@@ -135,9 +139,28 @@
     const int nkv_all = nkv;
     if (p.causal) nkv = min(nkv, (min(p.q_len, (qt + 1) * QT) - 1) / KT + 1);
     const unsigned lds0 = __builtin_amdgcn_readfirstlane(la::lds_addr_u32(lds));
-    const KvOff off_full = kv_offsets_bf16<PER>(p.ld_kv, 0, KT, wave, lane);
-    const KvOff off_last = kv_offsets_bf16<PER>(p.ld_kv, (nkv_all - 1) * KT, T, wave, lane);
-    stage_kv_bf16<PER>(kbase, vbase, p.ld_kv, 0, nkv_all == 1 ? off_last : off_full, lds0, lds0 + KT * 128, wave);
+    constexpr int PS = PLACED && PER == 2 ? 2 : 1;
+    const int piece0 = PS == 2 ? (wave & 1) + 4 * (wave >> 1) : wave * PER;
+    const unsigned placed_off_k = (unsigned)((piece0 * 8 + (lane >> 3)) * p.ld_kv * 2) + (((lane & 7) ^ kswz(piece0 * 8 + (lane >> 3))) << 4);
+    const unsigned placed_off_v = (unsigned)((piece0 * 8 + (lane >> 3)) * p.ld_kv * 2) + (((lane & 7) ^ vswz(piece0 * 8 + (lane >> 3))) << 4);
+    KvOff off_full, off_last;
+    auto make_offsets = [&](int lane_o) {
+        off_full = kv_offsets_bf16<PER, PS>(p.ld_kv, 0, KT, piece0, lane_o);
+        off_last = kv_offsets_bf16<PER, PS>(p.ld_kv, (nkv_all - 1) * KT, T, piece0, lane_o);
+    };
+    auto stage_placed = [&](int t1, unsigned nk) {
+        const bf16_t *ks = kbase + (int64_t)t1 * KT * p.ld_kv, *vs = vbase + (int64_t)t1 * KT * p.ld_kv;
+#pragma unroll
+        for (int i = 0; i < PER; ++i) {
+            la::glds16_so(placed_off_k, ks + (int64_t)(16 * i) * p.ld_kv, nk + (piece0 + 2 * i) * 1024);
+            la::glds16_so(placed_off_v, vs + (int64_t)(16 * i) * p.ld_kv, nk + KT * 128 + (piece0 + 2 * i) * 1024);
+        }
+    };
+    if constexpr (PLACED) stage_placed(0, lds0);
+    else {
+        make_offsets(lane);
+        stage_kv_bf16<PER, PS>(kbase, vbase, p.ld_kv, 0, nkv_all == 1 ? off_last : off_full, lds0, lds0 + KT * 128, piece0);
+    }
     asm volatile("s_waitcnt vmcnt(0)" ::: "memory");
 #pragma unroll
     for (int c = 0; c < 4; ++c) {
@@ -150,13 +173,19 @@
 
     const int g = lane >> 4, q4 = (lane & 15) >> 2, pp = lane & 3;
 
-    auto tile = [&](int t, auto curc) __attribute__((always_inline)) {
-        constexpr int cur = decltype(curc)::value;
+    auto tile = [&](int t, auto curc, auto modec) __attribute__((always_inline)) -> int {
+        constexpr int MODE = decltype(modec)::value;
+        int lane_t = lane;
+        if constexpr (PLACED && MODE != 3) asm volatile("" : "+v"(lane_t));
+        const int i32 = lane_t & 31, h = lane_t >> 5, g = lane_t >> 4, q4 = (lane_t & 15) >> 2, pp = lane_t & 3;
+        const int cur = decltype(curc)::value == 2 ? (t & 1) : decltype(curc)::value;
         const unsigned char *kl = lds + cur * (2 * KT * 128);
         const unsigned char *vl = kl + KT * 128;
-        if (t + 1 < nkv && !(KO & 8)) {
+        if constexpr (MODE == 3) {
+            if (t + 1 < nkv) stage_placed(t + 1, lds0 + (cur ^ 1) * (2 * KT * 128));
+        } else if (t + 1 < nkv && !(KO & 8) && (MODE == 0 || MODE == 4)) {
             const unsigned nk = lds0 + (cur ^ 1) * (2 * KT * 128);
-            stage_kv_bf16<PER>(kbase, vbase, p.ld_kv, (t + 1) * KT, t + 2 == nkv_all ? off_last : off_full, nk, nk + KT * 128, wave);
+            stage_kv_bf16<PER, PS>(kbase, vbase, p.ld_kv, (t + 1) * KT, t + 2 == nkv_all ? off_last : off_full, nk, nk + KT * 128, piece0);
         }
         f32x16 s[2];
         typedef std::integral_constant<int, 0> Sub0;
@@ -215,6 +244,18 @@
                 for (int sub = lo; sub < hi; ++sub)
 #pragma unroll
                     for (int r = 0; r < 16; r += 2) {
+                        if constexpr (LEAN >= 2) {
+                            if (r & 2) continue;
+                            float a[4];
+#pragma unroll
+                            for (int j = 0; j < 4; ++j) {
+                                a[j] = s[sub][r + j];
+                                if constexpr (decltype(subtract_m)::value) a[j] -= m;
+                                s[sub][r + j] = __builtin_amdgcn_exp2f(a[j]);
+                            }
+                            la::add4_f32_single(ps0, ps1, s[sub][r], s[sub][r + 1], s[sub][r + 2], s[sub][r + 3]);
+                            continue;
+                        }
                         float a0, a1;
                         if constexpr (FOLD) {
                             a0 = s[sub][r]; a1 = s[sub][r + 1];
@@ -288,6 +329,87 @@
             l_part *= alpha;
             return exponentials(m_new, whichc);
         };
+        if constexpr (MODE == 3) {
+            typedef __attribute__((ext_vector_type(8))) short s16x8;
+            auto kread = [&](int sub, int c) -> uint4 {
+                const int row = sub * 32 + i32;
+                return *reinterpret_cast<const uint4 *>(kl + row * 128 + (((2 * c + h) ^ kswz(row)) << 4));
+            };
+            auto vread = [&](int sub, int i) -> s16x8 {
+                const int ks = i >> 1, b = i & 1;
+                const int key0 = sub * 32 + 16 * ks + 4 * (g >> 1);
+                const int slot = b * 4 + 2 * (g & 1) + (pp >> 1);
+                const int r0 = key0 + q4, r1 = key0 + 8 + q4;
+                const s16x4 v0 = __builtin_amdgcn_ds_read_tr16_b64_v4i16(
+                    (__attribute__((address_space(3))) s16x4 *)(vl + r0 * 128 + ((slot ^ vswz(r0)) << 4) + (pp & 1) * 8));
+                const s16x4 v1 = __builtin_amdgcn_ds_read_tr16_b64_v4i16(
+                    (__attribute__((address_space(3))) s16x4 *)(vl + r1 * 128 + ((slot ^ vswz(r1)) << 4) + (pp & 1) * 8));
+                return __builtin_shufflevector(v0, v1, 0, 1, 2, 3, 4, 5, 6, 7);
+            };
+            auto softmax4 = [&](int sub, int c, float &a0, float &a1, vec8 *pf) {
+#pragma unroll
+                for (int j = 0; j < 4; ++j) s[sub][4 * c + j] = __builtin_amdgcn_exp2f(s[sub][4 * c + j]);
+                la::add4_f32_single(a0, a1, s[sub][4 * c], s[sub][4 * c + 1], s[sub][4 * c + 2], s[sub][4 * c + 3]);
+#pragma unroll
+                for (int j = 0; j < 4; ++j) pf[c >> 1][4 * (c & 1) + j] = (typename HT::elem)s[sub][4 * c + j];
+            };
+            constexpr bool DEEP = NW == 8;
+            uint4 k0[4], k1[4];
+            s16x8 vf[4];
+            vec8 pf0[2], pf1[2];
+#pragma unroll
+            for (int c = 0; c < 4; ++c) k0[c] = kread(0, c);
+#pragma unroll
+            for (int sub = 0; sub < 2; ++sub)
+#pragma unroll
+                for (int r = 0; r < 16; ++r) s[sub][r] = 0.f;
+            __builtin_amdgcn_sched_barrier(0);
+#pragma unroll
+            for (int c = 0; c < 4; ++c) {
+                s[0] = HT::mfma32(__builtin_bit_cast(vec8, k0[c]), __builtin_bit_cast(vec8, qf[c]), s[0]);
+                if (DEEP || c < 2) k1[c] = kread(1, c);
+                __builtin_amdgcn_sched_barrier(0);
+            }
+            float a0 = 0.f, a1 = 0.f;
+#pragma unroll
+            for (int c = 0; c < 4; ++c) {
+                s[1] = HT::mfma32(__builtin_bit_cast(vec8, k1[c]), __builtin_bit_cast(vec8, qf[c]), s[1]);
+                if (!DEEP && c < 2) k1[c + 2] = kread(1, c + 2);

--------------------------------

» **THE PROBLEM**
From the first line of the listing above to the line with "KT, T, wave, lane);", please transcribe each line exactly, both ends included, and nothing beyond that.

» **SOLVED EXERCISE**
@@ -135,9 +139,28 @@
     const int nkv_all = nkv;
     if (p.causal) nkv = min(nkv, (min(p.q_len, (qt + 1) * QT) - 1) / KT + 1);
     const unsigned lds0 = __builtin_amdgcn_readfirstlane(la::lds_addr_u32(lds));
-    const KvOff off_full = kv_offsets_bf16<PER>(p.ld_kv, 0, KT, wave, lane);
-    const KvOff off_last = kv_offsets_bf16<PER>(p.ld_kv, (nkv_all - 1) * KT, T, wave, lane);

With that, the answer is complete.